▶ **Aim of the exercise**:
Please print only the top portion of the entries below, ending with the line that contains "const bool take", exactly as written.
*** Opening Data listing ***
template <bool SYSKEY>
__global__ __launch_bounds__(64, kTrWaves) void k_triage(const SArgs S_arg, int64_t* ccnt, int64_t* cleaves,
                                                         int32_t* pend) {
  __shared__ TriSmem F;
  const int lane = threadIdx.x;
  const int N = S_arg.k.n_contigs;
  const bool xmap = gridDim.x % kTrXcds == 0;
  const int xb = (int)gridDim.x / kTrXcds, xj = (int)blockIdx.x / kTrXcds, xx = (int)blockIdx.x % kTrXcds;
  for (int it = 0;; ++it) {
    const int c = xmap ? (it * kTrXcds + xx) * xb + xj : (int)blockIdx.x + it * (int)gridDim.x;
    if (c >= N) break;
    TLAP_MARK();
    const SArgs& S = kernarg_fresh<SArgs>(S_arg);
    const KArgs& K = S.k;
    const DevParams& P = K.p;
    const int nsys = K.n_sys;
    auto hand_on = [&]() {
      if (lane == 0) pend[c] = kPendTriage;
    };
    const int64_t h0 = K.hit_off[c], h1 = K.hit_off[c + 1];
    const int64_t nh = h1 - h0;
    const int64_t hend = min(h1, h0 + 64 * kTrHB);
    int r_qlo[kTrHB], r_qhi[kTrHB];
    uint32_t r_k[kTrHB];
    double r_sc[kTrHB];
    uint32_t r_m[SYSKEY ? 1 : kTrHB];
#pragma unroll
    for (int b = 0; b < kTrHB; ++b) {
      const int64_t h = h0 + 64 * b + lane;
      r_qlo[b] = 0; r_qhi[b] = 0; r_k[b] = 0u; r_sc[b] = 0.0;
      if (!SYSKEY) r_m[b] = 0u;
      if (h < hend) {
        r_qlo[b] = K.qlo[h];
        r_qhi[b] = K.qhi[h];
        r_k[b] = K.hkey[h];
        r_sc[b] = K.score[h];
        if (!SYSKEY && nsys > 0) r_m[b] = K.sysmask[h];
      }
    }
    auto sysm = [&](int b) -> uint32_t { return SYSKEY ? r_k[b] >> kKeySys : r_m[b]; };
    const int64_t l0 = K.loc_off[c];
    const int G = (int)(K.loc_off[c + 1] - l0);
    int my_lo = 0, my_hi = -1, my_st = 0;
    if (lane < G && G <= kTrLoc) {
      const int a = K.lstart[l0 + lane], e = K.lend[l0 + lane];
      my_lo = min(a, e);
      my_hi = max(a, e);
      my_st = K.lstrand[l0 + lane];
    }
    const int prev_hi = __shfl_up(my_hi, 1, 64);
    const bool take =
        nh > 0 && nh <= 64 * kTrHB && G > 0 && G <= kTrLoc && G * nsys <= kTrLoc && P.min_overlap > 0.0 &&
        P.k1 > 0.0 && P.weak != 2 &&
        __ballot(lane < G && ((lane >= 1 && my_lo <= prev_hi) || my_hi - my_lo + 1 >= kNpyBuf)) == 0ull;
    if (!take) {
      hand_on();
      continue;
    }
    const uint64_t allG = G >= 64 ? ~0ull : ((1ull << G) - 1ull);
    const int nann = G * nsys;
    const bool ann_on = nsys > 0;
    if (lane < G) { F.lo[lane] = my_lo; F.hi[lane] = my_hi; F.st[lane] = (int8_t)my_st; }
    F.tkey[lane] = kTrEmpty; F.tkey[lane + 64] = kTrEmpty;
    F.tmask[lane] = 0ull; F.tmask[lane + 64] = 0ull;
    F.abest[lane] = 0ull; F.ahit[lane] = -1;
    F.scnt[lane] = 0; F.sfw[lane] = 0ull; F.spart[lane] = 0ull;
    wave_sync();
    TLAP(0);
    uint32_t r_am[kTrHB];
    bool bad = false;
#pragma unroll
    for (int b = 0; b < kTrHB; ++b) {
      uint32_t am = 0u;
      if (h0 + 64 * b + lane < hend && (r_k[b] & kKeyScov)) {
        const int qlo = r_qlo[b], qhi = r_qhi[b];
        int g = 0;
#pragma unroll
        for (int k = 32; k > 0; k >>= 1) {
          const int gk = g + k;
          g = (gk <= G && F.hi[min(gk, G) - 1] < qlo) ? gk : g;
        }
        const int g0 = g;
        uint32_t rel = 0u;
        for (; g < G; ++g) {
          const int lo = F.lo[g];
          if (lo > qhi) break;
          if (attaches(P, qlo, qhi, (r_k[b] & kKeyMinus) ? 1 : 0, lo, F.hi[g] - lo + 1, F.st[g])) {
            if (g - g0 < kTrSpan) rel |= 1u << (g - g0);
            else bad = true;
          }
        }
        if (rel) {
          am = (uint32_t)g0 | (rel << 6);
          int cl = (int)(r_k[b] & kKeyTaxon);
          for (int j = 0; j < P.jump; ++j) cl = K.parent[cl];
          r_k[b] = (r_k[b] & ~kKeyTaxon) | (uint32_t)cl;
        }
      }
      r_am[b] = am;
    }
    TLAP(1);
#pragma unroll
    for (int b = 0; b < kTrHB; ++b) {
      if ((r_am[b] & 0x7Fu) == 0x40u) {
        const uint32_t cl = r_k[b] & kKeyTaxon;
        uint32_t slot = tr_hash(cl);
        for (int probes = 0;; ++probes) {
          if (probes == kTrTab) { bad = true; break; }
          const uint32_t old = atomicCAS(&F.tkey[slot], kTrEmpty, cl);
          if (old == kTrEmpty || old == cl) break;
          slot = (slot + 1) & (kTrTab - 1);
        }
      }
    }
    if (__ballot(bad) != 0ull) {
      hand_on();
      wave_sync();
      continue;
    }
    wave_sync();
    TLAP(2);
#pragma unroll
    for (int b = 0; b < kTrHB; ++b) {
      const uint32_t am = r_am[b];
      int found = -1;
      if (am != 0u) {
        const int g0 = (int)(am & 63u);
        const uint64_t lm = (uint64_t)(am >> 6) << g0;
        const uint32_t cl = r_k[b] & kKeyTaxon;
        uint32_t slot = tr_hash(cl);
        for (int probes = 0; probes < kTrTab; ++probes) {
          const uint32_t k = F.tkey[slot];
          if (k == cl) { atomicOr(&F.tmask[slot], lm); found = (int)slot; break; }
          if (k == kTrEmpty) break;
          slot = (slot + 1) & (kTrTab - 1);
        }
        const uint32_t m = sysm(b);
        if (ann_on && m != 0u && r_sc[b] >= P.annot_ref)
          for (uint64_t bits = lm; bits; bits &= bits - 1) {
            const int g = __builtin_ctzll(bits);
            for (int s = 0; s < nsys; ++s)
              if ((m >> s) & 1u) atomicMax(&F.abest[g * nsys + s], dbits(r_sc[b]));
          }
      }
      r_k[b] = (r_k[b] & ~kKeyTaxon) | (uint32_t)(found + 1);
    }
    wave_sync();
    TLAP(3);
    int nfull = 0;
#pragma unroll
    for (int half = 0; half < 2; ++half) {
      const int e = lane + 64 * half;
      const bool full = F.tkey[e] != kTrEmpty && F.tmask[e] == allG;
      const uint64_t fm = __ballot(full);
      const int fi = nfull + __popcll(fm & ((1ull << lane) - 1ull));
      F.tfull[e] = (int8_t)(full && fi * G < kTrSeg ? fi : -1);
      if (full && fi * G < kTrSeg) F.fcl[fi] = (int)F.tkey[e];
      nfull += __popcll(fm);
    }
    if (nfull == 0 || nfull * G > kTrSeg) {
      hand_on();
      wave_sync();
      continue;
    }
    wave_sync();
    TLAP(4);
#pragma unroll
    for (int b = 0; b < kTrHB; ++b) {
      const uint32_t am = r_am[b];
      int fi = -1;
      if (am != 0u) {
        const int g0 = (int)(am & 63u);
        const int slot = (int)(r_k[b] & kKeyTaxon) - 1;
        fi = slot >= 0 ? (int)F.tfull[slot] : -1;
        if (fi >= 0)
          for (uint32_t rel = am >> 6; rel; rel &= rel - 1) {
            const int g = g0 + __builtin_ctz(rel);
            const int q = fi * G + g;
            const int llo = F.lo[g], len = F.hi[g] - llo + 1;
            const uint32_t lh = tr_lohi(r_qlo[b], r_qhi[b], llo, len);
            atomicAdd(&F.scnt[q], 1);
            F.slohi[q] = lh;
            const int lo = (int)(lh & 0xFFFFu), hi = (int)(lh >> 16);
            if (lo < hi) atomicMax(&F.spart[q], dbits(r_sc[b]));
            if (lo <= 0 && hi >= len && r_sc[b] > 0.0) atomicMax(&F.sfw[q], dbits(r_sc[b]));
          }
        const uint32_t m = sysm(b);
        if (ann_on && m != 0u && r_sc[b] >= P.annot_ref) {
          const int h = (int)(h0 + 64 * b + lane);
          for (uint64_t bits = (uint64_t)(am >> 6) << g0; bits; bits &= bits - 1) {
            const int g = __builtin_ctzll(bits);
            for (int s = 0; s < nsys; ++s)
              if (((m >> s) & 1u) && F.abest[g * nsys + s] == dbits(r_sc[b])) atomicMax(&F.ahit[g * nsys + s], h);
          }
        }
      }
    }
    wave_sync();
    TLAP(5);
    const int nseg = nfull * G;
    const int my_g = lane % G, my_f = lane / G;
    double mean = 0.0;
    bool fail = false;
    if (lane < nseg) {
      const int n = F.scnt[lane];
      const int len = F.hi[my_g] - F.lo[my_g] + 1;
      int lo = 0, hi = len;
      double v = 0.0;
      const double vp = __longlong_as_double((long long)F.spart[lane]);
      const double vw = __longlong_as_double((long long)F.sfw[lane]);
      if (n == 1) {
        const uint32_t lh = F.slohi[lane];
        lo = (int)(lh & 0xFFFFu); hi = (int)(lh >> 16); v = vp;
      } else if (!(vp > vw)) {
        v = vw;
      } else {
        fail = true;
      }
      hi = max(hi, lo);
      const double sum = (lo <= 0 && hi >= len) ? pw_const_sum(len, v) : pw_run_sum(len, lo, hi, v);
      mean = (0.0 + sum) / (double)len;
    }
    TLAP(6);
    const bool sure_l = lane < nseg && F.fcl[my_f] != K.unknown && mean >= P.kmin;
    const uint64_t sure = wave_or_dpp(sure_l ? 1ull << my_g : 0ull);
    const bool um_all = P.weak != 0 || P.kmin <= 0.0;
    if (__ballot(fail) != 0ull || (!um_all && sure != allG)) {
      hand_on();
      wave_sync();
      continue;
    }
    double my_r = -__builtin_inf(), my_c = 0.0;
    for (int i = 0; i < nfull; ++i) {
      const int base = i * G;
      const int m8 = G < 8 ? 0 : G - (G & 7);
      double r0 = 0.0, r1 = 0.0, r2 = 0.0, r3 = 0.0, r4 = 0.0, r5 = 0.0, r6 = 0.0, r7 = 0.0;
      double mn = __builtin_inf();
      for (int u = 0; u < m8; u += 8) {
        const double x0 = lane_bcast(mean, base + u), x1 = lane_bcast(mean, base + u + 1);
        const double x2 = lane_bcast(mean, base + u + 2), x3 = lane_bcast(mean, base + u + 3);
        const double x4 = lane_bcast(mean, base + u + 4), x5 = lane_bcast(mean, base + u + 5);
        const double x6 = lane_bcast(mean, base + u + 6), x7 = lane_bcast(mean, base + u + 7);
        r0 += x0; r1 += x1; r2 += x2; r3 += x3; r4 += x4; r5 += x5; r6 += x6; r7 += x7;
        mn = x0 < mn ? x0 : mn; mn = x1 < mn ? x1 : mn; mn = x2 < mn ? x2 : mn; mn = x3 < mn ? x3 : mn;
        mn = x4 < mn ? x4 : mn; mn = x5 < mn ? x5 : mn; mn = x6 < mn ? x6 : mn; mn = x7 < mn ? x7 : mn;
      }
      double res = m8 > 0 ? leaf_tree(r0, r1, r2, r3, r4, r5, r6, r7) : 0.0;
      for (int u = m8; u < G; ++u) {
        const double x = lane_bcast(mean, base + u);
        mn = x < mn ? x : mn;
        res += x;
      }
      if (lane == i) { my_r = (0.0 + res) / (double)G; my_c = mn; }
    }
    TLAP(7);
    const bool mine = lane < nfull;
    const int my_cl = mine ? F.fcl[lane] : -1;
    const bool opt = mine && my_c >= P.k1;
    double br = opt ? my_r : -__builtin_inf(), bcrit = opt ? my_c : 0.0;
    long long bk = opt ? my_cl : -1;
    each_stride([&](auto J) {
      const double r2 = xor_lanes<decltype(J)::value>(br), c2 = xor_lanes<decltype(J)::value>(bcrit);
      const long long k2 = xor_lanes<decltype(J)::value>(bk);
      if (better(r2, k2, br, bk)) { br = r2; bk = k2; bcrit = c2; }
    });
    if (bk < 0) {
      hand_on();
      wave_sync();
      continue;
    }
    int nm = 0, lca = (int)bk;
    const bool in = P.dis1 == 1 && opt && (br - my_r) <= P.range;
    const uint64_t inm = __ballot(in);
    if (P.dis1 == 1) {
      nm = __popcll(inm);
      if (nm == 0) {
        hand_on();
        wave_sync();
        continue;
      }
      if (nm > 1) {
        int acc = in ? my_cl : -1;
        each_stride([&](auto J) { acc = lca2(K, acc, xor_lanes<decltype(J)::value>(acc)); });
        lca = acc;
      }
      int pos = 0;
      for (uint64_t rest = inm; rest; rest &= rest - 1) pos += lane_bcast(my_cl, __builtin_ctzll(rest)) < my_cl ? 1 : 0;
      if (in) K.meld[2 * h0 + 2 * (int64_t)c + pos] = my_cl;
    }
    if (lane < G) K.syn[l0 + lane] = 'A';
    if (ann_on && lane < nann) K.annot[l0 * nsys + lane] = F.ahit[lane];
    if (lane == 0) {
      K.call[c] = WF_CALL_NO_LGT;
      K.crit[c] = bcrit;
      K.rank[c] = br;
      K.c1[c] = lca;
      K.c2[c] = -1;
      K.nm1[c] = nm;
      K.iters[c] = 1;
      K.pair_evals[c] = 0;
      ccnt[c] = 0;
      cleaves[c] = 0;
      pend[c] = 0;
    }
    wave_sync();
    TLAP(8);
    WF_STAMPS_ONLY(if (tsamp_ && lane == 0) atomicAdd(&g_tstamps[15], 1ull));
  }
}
*** Closing Data listing ***
▶ **Exercise solution**:
template <bool SYSKEY>
__global__ __launch_bounds__(64, kTrWaves) void k_triage(const SArgs S_arg, int64_t* ccnt, int64_t* cleaves,
                                                         int32_t* pend) {
  __shared__ TriSmem F;
  const int lane = threadIdx.x;
  const int N = S_arg.k.n_contigs;
  const bool xmap = gridDim.x % kTrXcds == 0;
  const int xb = (int)gridDim.x / kTrXcds, xj = (int)blockIdx.x / kTrXcds, xx = (int)blockIdx.x % kTrXcds;
  for (int it = 0;; ++it) {
    const int c = xmap ? (it * kTrXcds + xx) * xb + xj : (int)blockIdx.x + it * (int)gridDim.x;
    if (c >= N) break;
    TLAP_MARK();
    const SArgs& S = kernarg_fresh<SArgs>(S_arg);
    const KArgs& K = S.k;
    const DevParams& P = K.p;
    const int nsys = K.n_sys;
    auto hand_on = [&]() {
      if (lane == 0) pend[c] = kPendTriage;
    };
    const int64_t h0 = K.hit_off[c], h1 = K.hit_off[c + 1];
    const int64_t nh = h1 - h0;
    const int64_t hend = min(h1, h0 + 64 * kTrHB);
    int r_qlo[kTrHB], r_qhi[kTrHB];
    uint32_t r_k[kTrHB];
    double r_sc[kTrHB];
    uint32_t r_m[SYSKEY ? 1 : kTrHB];
#pragma unroll
    for (int b = 0; b < kTrHB; ++b) {
      const int64_t h = h0 + 64 * b + lane;
      r_qlo[b] = 0; r_qhi[b] = 0; r_k[b] = 0u; r_sc[b] = 0.0;
      if (!SYSKEY) r_m[b] = 0u;
      if (h < hend) {
        r_qlo[b] = K.qlo[h];
        r_qhi[b] = K.qhi[h];
        r_k[b] = K.hkey[h];
        r_sc[b] = K.score[h];
        if (!SYSKEY && nsys > 0) r_m[b] = K.sysmask[h];
      }
    }
    auto sysm = [&](int b) -> uint32_t { return SYSKEY ? r_k[b] >> kKeySys : r_m[b]; };
    const int64_t l0 = K.loc_off[c];
    const int G = (int)(K.loc_off[c + 1] - l0);
    int my_lo = 0, my_hi = -1, my_st = 0;
    if (lane < G && G <= kTrLoc) {
      const int a = K.lstart[l0 + lane], e = K.lend[l0 + lane];
      my_lo = min(a, e);
      my_hi = max(a, e);
      my_st = K.lstrand[l0 + lane];
    }
    const int prev_hi = __shfl_up(my_hi, 1, 64);
    const bool take =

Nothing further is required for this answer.